What is being asked
The response must contain every line below in which "lofs" appears.

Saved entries
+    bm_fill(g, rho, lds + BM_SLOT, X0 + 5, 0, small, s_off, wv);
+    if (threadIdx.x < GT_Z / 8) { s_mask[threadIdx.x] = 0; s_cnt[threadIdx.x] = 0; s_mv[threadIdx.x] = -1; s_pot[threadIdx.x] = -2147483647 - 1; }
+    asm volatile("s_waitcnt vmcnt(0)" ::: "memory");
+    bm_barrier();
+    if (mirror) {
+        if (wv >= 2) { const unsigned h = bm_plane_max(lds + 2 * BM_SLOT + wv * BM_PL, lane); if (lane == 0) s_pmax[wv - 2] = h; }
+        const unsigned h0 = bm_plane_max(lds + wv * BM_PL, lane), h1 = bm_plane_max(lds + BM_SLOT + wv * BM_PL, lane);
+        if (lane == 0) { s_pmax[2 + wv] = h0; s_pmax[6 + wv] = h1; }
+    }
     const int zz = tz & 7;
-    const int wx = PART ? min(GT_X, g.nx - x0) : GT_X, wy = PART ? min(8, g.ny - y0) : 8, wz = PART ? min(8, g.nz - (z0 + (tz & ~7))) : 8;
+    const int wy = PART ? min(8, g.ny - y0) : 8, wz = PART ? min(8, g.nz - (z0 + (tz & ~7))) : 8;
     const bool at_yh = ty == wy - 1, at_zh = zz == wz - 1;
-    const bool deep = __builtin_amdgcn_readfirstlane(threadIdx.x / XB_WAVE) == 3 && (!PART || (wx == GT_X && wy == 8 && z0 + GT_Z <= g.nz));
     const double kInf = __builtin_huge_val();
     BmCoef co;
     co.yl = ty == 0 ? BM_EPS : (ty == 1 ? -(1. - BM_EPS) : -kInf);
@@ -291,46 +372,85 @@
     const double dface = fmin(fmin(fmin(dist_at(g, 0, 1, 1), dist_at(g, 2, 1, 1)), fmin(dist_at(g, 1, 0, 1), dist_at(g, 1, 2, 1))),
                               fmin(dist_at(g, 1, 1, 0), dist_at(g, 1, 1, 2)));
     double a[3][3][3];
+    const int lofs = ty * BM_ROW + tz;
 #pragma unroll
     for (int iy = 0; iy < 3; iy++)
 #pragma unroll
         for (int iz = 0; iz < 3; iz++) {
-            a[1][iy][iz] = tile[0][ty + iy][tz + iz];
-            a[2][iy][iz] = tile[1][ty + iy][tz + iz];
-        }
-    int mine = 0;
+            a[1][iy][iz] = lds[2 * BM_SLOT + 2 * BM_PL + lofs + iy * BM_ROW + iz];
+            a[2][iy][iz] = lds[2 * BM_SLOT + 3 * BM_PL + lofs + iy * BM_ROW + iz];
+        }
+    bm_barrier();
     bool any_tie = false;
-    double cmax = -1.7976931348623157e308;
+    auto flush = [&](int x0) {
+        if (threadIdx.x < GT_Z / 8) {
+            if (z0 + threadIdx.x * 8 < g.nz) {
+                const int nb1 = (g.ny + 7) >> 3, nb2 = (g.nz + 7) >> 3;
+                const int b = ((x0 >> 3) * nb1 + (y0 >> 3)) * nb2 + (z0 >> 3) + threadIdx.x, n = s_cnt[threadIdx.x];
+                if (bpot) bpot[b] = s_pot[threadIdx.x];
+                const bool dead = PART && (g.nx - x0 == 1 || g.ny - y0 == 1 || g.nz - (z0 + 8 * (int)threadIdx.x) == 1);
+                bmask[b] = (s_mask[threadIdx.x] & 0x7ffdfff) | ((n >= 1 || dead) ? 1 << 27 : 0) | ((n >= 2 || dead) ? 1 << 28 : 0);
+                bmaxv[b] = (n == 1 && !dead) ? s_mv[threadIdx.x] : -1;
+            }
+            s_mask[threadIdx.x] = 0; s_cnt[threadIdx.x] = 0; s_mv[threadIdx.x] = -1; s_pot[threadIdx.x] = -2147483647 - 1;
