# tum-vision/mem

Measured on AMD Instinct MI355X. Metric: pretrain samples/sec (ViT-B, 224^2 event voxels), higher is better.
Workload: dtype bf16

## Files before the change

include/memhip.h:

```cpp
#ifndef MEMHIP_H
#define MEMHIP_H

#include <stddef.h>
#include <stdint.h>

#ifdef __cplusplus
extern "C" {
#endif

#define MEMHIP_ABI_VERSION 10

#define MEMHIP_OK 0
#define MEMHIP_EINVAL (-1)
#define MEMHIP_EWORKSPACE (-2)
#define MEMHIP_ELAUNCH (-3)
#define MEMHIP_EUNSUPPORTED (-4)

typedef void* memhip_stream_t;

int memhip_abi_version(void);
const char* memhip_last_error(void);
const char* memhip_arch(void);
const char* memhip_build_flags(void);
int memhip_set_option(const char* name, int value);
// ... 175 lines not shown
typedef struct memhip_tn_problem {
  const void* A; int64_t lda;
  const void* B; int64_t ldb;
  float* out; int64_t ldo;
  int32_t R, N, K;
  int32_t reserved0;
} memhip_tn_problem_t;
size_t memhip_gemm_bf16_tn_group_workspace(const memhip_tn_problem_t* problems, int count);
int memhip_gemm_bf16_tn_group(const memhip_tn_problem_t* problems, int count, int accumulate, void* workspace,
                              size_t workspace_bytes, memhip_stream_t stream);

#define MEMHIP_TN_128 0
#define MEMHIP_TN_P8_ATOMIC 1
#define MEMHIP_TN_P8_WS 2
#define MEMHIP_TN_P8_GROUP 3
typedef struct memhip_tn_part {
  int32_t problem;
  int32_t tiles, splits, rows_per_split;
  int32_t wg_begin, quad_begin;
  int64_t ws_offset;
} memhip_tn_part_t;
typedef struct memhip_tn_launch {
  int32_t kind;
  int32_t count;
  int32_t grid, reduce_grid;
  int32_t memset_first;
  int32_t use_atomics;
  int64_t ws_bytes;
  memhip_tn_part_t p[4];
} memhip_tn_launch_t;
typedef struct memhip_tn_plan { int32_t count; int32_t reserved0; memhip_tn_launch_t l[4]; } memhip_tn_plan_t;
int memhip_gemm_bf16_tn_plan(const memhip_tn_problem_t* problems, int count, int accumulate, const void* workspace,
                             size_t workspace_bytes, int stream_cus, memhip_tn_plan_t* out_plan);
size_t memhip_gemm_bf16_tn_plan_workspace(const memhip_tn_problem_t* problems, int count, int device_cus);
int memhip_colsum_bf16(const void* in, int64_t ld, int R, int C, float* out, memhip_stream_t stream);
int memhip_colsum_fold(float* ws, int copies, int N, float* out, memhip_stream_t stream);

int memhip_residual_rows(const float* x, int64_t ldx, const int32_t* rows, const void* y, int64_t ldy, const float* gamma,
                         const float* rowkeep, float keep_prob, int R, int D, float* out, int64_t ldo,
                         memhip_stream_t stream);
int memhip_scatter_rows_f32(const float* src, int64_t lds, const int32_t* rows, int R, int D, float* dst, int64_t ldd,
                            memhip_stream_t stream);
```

Reply
+    const int lofs = ty * BM_ROW + tz;
+            a[1][iy][iz] = lds[2 * BM_SLOT + 2 * BM_PL + lofs + iy * BM_ROW + iz];
+            a[2][iy][iz] = lds[2 * BM_SLOT + 3 * BM_PL + lofs + iy * BM_ROW + iz];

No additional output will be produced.